We further investigated the restoration effect of p38 in tumor development. The CCK-8 assays were performed to exam the cell proliferation. In both the MCF-7 cell line (Fig. 6A) and ZR-75-30 cell line (Fig. 6C), comparing with the TNFRSF9 knockdown group, cell proliferation decreased with p38 phosphorylation inhibitor. BrdU assays were also performed to exam the cell proliferation. Similarly, comparing with the TNFRSF9 knockdown group, in both MCF-7 cell line (Fig. 6B) and ZR-75-30 cell line (Fig. 6D) cell proliferation decreased significantly with p38 phosphorylation inhibitor (**p < 0.01, ***p < 0.001). Transwell assays were performed to investigate the cell invasion ability (Fig. 7A & Fig. 7B). Comparing with the TNFRSF9 knockdown group, in both MCF-7 and ZR-75-30 cell lines, inhibiting p38 phosphorylation impaired cell invasion ability compared to the negative control level (**p < 0.01). The cell apoptosis was examed through flow cytometry in both cell lines (Fig. 7C & Fig. 7D). The apoptotic rate decreased when knockdowned TNFRSF9 (*p < 0.05) and increased when p38 MAPK-IN-1 was given to si-TNFRSF9 transfected cells (***p < 0.001). All these findings suggest that TNFRSF9 suppresses breast cell carcinogenesis through inhibiting p38 phosphorylation and inhibit PAX6 protein expression as a result.

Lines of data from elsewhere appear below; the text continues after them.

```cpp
void buildMask(cvd_handle* h, const Layout& L, const cvd_opt_params& p, ProblemKind kind,
                      const std::vector<int>& range) {
  const size_t nAll = static_cast<size_t>(L.F) * L.B;
  HIP_CHECK(hipStreamSynchronize(h->stream));
  double* m = pinnedStage(h, 0, nAll);
  std::fill(m, m + nAll, 0.0);
  for (int f : range) {
    double* mf = &m[static_cast<size_t>(f) * L.B];
    const bool poseFree = (kind == PK_POSE_STEP) && !p.fix_poses;
    for (int i = 0; i < 6; ++i) mf[i] = poseFree ? 1.0 : 0.0;
    mf[6] = (kind == PK_POSE_STEP && p.intr_opt != CVD_INTR_FIXED) ? 1.0 : 0.0;
    const bool depthFree = (kind == PK_NORMALIZE) || !p.fix_depth_xforms;
    for (int i = 0; i < L.nD; ++i) mf[7 + i] = depthFree ? 1.0 : 0.0;
    const bool spatialFree = (kind == PK_POSE_STEP) && !p.fix_spatial_xforms;
    for (int i = 0; i < L.nS; ++i) mf[7 + L.nD + i] = spatialFree ? 1.0 : 0.0;
  }
  h->dMask.upload(m, nAll, h->stream);
}

void ensureBuffers(Ctx& c) {
  cvd_handle* h = c.h;
  const size_t n = c.n;
  const size_t B = c.L.B;
  h->dX.ensure(n); h->dXc.ensure(n); h->dG.ensure(n); h->dLam.ensure(n); h->dScale.ensure(n);
  const size_t nVec = static_cast<size_t>(h->framesPadded()) * B;
  if (h->dist() && (h->dDx.n < nVec || h->dZ.n < nVec)) {
    h->dDx.ensure(nVec); h->dR.ensure(nVec); h->dZ.ensure(nVec);
    HIP_CHECK(hipMemsetAsync(h->dDx.p, 0, nVec * sizeof(double), h->stream));
    HIP_CHECK(hipMemsetAsync(h->dR.p, 0, nVec * sizeof(double), h->stream));
    HIP_CHECK(hipMemsetAsync(h->dZ.p, 0, nVec * sizeof(double), h->stream));
  }
  h->dDx.ensure(nVec); h->dR.ensure(nVec); h->dR1.ensure(n); h->dZ.ensure(nVec); h->dP0.ensure(n); h->dP1.ensure(n);
  h->dQ.ensure(nVec + static_cast<size_t>(c.L.F) * (kCB + kTlMaxS) + 8);
  h->dOwnerScal.ensure(2 * static_cast<size_t>(std::max(1, h->world)));
  h->dHd.ensure(n);
  {
    const size_t nPad = static_cast<size_t>(h->framesPadded()) * B;
    const bool grow = h->dH.n < nPad * B;
    h->dH.ensure(nPad * B); h->dMinv.ensure(nPad * B + 4); h->dHd.ensure(nPad);
    if (h->dist() && (grow || nPad > n)) {
      HIP_CHECK(hipMemsetAsync(h->dH.p, 0, nPad * B * sizeof(double), h->stream));
      HIP_CHECK(hipMemsetAsync(h->dMinv.p, 0, nPad * B * sizeof(float), h->stream));
      HIP_CHECK(hipMemsetAsync(h->dHd.p, 0, nPad * sizeof(double), h->stream));
    }
  }
  h->dQPart.ensure(std::max<size_t>(1, static_cast<size_t>(std::max(std::max(h->qRows, c.nItems * 2), c.cross ? h->xRows : 0)) * B));
  h->dFdot.ensure(static_cast<size_t>(c.L.F) * 4 + 64);
  h->dCostItem.ensure(std::max(1, c.nItems));
  h->dCostFrame.ensure(c.L.F);
  h->dFocal.ensure(static_cast<size_t>(c.L.F) * 2);
  const bool newScal = h->dScal.p == nullptr;
  h->dScal.ensure(SH_END);
  h->dFc.ensure(c.L.F);
  h->dFail.ensure(1);
  if (!h->dCounters.p) {
    h->dCounters.ensure(8);
    HIP_CHECK(hipMemsetAsync(h->dCounters.p, 0, 8 * sizeof(unsigned int), h->stream));
  }
  if (!h->hScal) HIP_CHECK(hipHostMalloc(reinterpret_cast<void**>(&h->hScal), (S_COUNT + 1) * sizeof(double)));
  if (!h->hPcg) {
    HIP_CHECK(hipHostMalloc(reinterpret_cast<void**>(&h->hPcg), 16 * sizeof(double)));
    for (auto& e : h->pcgEvent) HIP_CHECK(hipEventCreateWithFlags(&e, hipEventDisableTiming));
  }
  if (newScal) {
    HIP_CHECK(hipMemsetAsync(h->dScal.p, 0, SH_END * sizeof(double), h->stream));
    std::memcpy(h->hPcg + kPcgMirrorAddressSlot, &h->hPcg, sizeof(double*));
    HIP_CHECK(hipMemcpyAsync(h->dScal.p + SH_MIRROR, h->hPcg + kPcgMirrorAddressSlot, sizeof(double), hipMemcpyHostToDevice, h->stream));
    h->sharesF = h->sharesN = -1;
  }
}
__global__ void k_pick_median(const float* __restrict__ sorted, size_t n, int first, int count, float* __restrict__ median) {
  const int i = blockIdx.x * blockDim.x + threadIdx.x;
  if (i < count) median[first + i] = sorted[static_cast<size_t>(i) * n + n / 2];
}
void refreshMedians(cvd_handle* h) {
  if (!h->medianDirty) return;
  hipStream_t s = h->stream;
  const size_t n = static_cast<size_t>(h->W) * h->H;
  const int F = h->F;
  h->dMedian.ensure(F);
  const int PB = static_cast<int>(std::max<size_t>(1, std::min<size_t>(F, (size_t(1) << 28) / (n * sizeof(float)))));
  if (static_cast<size_t>(PB) * n > 0xFFFFFFFFull) throw std::runtime_error("depth maps too large for the median sort");
  DevBuf<float> sorted;
  DevBuf<unsigned int> seg;
  DevBuf<unsigned char> tmp;
  sorted.ensure(static_cast<size_t>(PB) * n);
  std::vector<unsigned int> segH(PB + 1);
// ... 26 lines not shown
```

robust_cvd_amd/csrc/cvd_solve.hip:

```cpp
#include <optional>

#include "cvd_host.h"
#include "cvd_lm.h"
#include "cvd_pcg.h"
#include "cvd_coarse.h"

namespace cvd {

void launchTlRowsInit(cvd_handle* h, const TlStep* tsp, int NT, int groups, int F, unsigned int* counter, int closeScalars, double tol2,
                      hipStream_t s) {
  const size_t lds = static_cast<size_t>(tlRowsLds(NT)) * 8;
  allowLds(k_tl_rows_init, lds);
  hipLaunchKernelGGL(k_tl_rows_init, dim3(groups), dim3(768), lds, s, tsp, F, h->dScal.p, counter, closeScalars, tol2, h->hPcg);
  HIP_CHECK(hipGetLastError());
}

namespace {
struct TailStalled {};
}
static int runPcgAttempt(Ctx& c, const double* x, const std::function<void()>& tail);
int runPcg(Ctx& c, const double* x, const std::function<void()>& tail) {
  const size_t firstTimerSlot = c.h->evUsed;
  try {
    return runPcgAttempt(c, x, tail);
  } catch (const TailStalled&) {
    cvd_handle* h = c.h;
    HIP_CHECK(hipStreamSynchronize(h->stream));
    HIP_CHECK(hipMemsetAsync(h->dCounters.p, 0, 8 * sizeof(unsigned int), h->stream));
    HIP_CHECK(hipMemsetAsync(h->dScal.p + SH_ABANDON, 0, (SH_END - SH_ABANDON) * sizeof(double), h->stream));
    h->sharesF = h->sharesN = -1;
    if (h->temporal.counter.p) HIP_CHECK(hipMemsetAsync(h->temporal.counter.p, 0, 4 * sizeof(unsigned int), h->stream));
    if (h->dTailBar.p)
      HIP_CHECK(hipMemsetAsync(h->dTailBar.p, 0, static_cast<size_t>(kTailBarStride) * (1 + kTailBarCopies) * sizeof(unsigned int), h->stream));
    h->curPcgIter = -1;
    h->tDropFrom(firstTimerSlot, 0);
    h->tailDisabled = true;
    fprintf(stderr, "[cvd] warning: k_pcg_tail's grid barrier was abandoned (device shared with other work?); this handle uses the "
                    "two-launch PCG tail from here on\n");
    return runPcgAttempt(c, x, tail);
  }
}
static int runPcgAttempt(Ctx& c, const double* x, const std::function<void()>& tail) {
  cvd_handle* h = c.h;
  hipStream_t s = h->stream;
  const int F = c.L.F;
  const size_t B = c.L.B;
  if (B > 512) throw std::runtime_error("frame block larger than 512 unknowns is not supported by k_cg_update");
  prepareMatvec(c, x);
  const int nChunks = static_cast<int>((B + 63) / 64);
  const int nThreads = (B > 256 ? 128 : 256) * nChunks;
  double* fd = h->dFdot.p;
  size_t ldsU = (B + cgUpdatePartDoubles(static_cast<int>(B), nThreads) + 48 + 17 * kCB) * 8;
  const double tol2 = c.h->opt.pcg_relative_tolerance * c.h->opt.pcg_relative_tolerance;
  for (int i = 0; i < 9; ++i) h->hPcg[i] = 0.0;
  const bool coarse = h->coarseOn;
  double* rc = coarse ? h->coarse.rc.p : nullptr;
  const bool denseCoarse = coarse && h->coarse.denseMode;
  const bool unfusedY = denseCoarse;
  auto coarseC = [&](int init) {
    if (c.L.positionRegSqrt > 0.0 || c.trip || !coarseFusedConsumers())
      hipLaunchKernelGGL(k_coarse_apply_wt, dim3(F), dim3(256), 0, s, coarseView(h, true, true), F, h->coarse.c.p,
                         h->dScal.p, init);
  };
  const bool poseT = denseCoarse && h->coarse.temporalPose;
  auto coarseApply = [&](int init) {
    if (poseT) {
      launchPoseTemporalInit(c, tol2);
      return;
    }
    if (denseCoarse) {
      hipLaunchKernelGGL(k_coarse_dense_apply, dim3(F), dim3(256), 0, s, F, h->coarse.denseInv.p, h->coarse.rc.p, h->coarse.c.p,
                         h->coarse.modeActive.p, h->coarse.dotPart.p, h->dScal.p, h->dCounters.p + 3, h->coarse.fail.p, init,
                         tol2, h->hPcg);
      return;
    }
    hipLaunchKernelGGL(k_coarse_apply_w, dim3(F), dim3(1024), 0, s, h->coarse.plan, h->coarse.Wb.p, h->coarse.rc.p,
                       h->coarse.y.p, h->coarse.dotPart.p, h->dScal.p, h->dCounters.p + 3, h->coarse.fail.p, init, tol2,
                       h->hPcg);
    coarseC(init);
  };
  const CoarseStep csOff{nullptr, nullptr, nullptr, nullptr, nullptr, nullptr, nullptr, nullptr, nullptr};
  const CoarseStep csOn = (coarse && !unfusedY)
                              ? CoarseStep{h->coarse.wtPtr.p, h->coarse.wtBlk.p, h->coarse.wtFrame.p, h->coarse.Wb.p,
                                           h->coarse.qc.p, h->coarse.y.p, h->coarse.fdotY.p, h->coarse.fail.p, h->coarse.wq.p}
                              : csOff;
  const DenseStep dsOff{nullptr, nullptr, nullptr, nullptr, nullptr, nullptr, nullptr, kCB, 0, nullptr};
  const bool denseFused = denseCoarse;
  const bool fusedX = h->dist() && fusedExchange(h, coarse);
  const double* pqReduced = fusedX ? h->dQ.p + exchangeOffsetPq(c, denseFused) : nullptr;
  const bool denseRows = denseFused && !poseT;
  const DenseStep dsOn = denseRows ? DenseStep{h->coarse.denseInv.p, fusedX ? h->dQ.p + exchangeOffsetQc(c) : h->coarse.qc.p, h->coarse.rc.p, h->coarse.c.p,
                                                h->coarse.dotPart.p, h->coarse.modeActive.p, h->coarse.fail.p,
                                                kCB, static_cast<int>(ldsU / 8), h->coarse.dotPart.p + F}
                                    : dsOff;
  if (denseRows) {
    const size_t dense = static_cast<size_t>(F) * kCB + nThreads + 16;
    ldsU = std::max((dsOn.rowSplit < kCB ? ldsU / 8 + dense : ldsU / 8), dense) * 8;
  }
  const TlStep tsOn = temporalStep(h);
  const int nTlWg = tsOn.Ainv != nullptr ? tsOn.S * tsOn.parts : 0;
  if (nTlWg) ldsU = std::max(ldsU, static_cast<size_t>(tlRowsLds(tsOn.NT)) * 8);
  const int nPtWg = poseT ? kCB * tlParts(h->coarse.ptNn) : 0;
  if (poseT) ldsU = std::max(ldsU, static_cast<size_t>(tlRowsLds(h->coarse.ptN)) * 8);
  const TlStep* tpDev = poseT ? poseTemporalStepDev(h) : nullptr;
  allowLds(k_cg_update, ldsU);
  hipLaunchKernelGGL(k_cg_update, dim3(F), dim3(nThreads), ldsU, s, c.L, 1, h->dG.p, h->dMinv.p, h->dP0.p, h->dQ.p,
                     h->dScal.p, h->dCounters.p + 1, h->dDx.p, h->dR.p, h->dZ.p, fd + F, fd + 2 * F, tol2, rc,
                     h->coarse.modeActive.p, h->hPcg, csOff, dsOff, static_cast<const double*>(nullptr), 0, F,
                     static_cast<double*>(nullptr), nTlWg ? temporalStepDev(h) : static_cast<const TlStep*>(nullptr),
                     static_cast<const TlStep*>(nullptr));
  if (nTlWg) launchTemporalInit(c, !coarse, tol2);
  if (coarse) coarseApply(1);
  HIP_CHECK(hipGetLastError());
  double* pOld = h->dP0.p;
  double* pNew = h->dP1.p;
  size_t ldsTail = 0;
  int ldsFinish = 0, ldsScratch = 0;
  const bool fusedTail = pcgTailScope(c, coarse, nThreads, ldsTail, ldsFinish, ldsScratch);
  h->lastFusedTail = fusedTail;
  h->lastKD = c.KD;
  h->lastCross = c.cross;
  if (fusedTail) {
    h->dTailBar.ensure(static_cast<size_t>(kTailBarStride) * (1 + kTailBarCopies));
    HIP_CHECK(hipMemsetAsync(h->dTailBar.p, 0, static_cast<size_t>(kTailBarStride) * (1 + kTailBarCopies) * sizeof(unsigned int), s));
    if (tsOn.rec != nullptr) HIP_CHECK(hipMemsetAsync(tsOn.rec, 0, 2 * static_cast<size_t>(tsOn.NT) * sizeof(double), s));
// ... 8 lines not shown
    h->sharesN = sharesLayout.count;
  }
  const bool ownerMode = ownerShardedUpdate(h, coarse);
  const int maxIt = std::max(1, c.h->opt.pcg_max_iterations);
  const bool lockstep = h->dbg.pcg_lockstep != 0;
  const size_t firstTimerSlot = h->evUsed;
  int enq = 0;
  auto enqueueIteration = [&](int it, int useBeta) {
    h->curPcgIter = it;
    if (fusedTail) {
      launchMatvec(c, x, h->dZ.p, pOld, pNew, useBeta, h->dLam.p, h->dQ.p, coarse, true, shares ? it : 0);
      launchPcgTail(c, x, pOld, pNew, useBeta, h->dLam.p, h->dQ.p, coarse, nThreads, ldsTail, ldsFinish, ldsScratch, tol2,
                    shares ? &sharesLayout : nullptr);
      std::swap(pOld, pNew);
      return;
    }
    launchMatvec(c, x, h->dZ.p, pOld, pNew, useBeta, h->dLam.p, h->dQ.p, coarse);
    if (ownerMode) {
      const int f0 = h->ownFirst(), nOwn = h->ownCount();
      const int slotO = h->tBegin(KC_CG_UPDATE);
      if (nOwn > 0 || nTlWg || nPtWg)
        hipLaunchKernelGGL(k_cg_update, dim3((denseRows && dsOn.rowSplit > 0 ? nOwn + (nOwn + kDenseFramesPerGroup - 1) / kDenseFramesPerGroup : nOwn) + nTlWg + nPtWg),
                           dim3(nThreads), ldsU, s, c.L, 0, h->dG.p, h->dMinv.p, pNew, h->dQ.p, h->dScal.p, h->dCounters.p + 1,
                           h->dDx.p, h->dR.p, h->dZ.p, fd + F, fd + 2 * F, tol2, static_cast<double*>(nullptr),
                           h->coarse.modeActive.p, h->hPcg, csOff, dsOn, pqReduced, f0, nOwn, h->dOwnerScal.p + 2 * h->rank,
                           nTlWg ? temporalStepDev(h) : static_cast<const TlStep*>(nullptr), tpDev);
      else
        HIP_CHECK(hipMemsetAsync(h->dOwnerScal.p + 2 * h->rank, 0, 2 * sizeof(double), s));
      HIP_CHECK(hipGetLastError());
      h->tEnd(slotO);
      const int ct = h->tBegin(KC_COMM_PRODUCT);
      const size_t chunkF = static_cast<size_t>(h->ownChunk());
      commGroupStart(h);
      commAllGather(h, h->dZ.p + h->rank * chunkF * B, h->dZ.p, chunkF * B, CT_F64, s);
      if (denseRows) commAllGather(h, h->coarse.c.p + h->rank * chunkF * kCB, h->coarse.c.p, chunkF * kCB, CT_F64, s);
      commAllGather(h, h->dOwnerScal.p + 2 * h->rank, h->dOwnerScal.p, 2, CT_F64, s);
      commGroupEnd(h);
      h->tEnd(ct);
      hipLaunchKernelGGL(k_pcg_scalars_dist, dim3(1), dim3(64), 0, s, h->dOwnerScal.p, h->world, h->dScal.p, tol2, h->hPcg);
      HIP_CHECK(hipGetLastError());
      std::swap(pOld, pNew);
      return;
    }
    const int slot = h->tBegin(KC_CG_UPDATE);
    hipLaunchKernelGGL(k_cg_update, dim3((denseRows && dsOn.rowSplit > 0 ? F + (F + kDenseFramesPerGroup - 1) / kDenseFramesPerGroup : F) + nTlWg + nPtWg), dim3(nThreads), ldsU, s, c.L, 0, h->dG.p, h->dMinv.p, pNew,
                       h->dQ.p, h->dScal.p, h->dCounters.p + 1, h->dDx.p, h->dR.p, h->dZ.p, fd + F, fd + 2 * F, tol2,
                       (coarse && unfusedY && !denseFused) ? rc : nullptr, h->coarse.modeActive.p, h->hPcg, csOn, dsOn, pqReduced,
                       0, F, static_cast<double*>(nullptr), nTlWg ? temporalStepDev(h) : static_cast<const TlStep*>(nullptr), tpDev);
    if (coarse && !denseFused) { if (unfusedY) coarseApply(0); else coarseC(0); }
    HIP_CHECK(hipGetLastError());
    h->tEnd(slot);
    std::swap(pOld, pNew);
  };
  const int kRunAhead = lockstep ? 1 : 2;
  volatile double* prog = h->hPcg;
  while (enq < maxIt) {
    if (enq >= kRunAhead - 1) {
      const int need = enq - kRunAhead + 1;
      double v;
      for (unsigned long long spins = 0; static_cast<long long>((v = prog[1 + (need & 7)]) * 0.25) != need + 1; ++spins) {
        if ((spins & 0xFFFFF) == 0xFFFFF) {
          const hipError_t e = hipStreamQuery(s);
          if (e != hipErrorNotReady) {
            HIP_CHECK(e);
            if (static_cast<long long>(prog[1 + (need & 7)] * 0.25) != need + 1) {
              if (fusedTail) throw TailStalled{};
              throw std::runtime_error("PCG progress mirror stalled");
            }
          }
        }
      }
      if (v - 4.0 * (need + 1) != 0.0) break;
    }
    enqueueIteration(enq, enq > 0 ? 1 : 0);
    ++enq;
    if (fusedTail && h->dbg.stall_fused_tail_once != 0 && enq == 3) throw TailStalled{};
    if (h->opt.verbose >= 2) {
      readScalars(c);
      std::printf("    pcg %3d  rz %.6e  rzpart %.6e  alpha %.6e  beta %.6e  pq %.6e  done %g\n", enq - 1, h->hScal[S_RZ],
                  h->hScal[S_RZPART], h->hScal[S_ALPHA], h->hScal[S_BETA], h->hScal[S_PQ], h->hScal[S_DONE]);
    }
  }
  h->curPcgIter = -1;
  if (shares && enq > 0) launchPcgClose(c, enq);
  if (ownerMode) {
    const int ct = h->tBegin(KC_COMM_PRODUCT);
    const size_t chunk = static_cast<size_t>(h->ownChunk()) * B;
    commGroupStart(h);
    commAllGather(h, h->dDx.p + h->rank * chunk, h->dDx.p, chunk, CT_F64, s);
    commAllGather(h, h->dR.p + h->rank * chunk, h->dR.p, chunk, CT_F64, s);
    commGroupEnd(h);
    h->tEnd(ct);
  }
  if (tail) tail();
  readScalars(c);
  if (h->hScal[S_DONE] == 2.0) throw std::runtime_error("PCG produced NaN");
  const int iters = static_cast<int>(h->hScal[S_ITERS]);
  if (fusedTail && h->hScal[S_DONE] == 0.0 && iters != enq) throw TailStalled{};
  h->tDropFrom(firstTimerSlot, iters);
  return iters;
}
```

3.5 Overexpression of TNFRSF9 can reduce malignancy in breast cancer cell-induced tumor formation
We further gave a subcutaneous injection of MCF-7 cells transfected with or without pLV-TNFRSF9 to mice to induce tumor formation. Tumors induced by pLV-TNFRSF9 injected MCF-7 cells were significantly smaller in size compared to tumors induced by NC injected MCF-7 cells (Fig. 8A and 8B). Furthermore, the tumors’ pathological slides were stained with H&E (Fig. 8C), Bcel-2 antibody, or TNFRSF9 antibody (Fig. 8D). The H&E image indicated that the pLV-TNFRSF9 injected tumor was less malignant. The immunohistochemical image showed less Bcl-2 expression and more TNFRSF9 expression in the pLV-TNFRSF9 injected tumor. qRT-PCR assays were performed to evaluate the mRNA expression of TNFRSF9 and PAX6 in the tumor tissues (Fig. 8E). In all five pLV-TNFRSF9 injected tumors, the mRNA expression of TNFRSF9 was significantly upregulated (upper panel) and the mRNA expression of PAX6 was significantly downregulated (lower panel) (*p < 0.05, **p < 0.01, ***p < 0.001). The western blot assay result (Fig. 8F) indicates that in eight matched tumor tissues, the protein expression of TNFRSF9 was significantly promoted with pLV-TNFRSF9 injection. In contrast, the protein expression of p-p38 and PAX6 were significantly suppressed, and the protein expression of p38 remains unchanged. Therefore, agonistic TNFRSF9 antibody may be a novel therapy for breast cancer patients.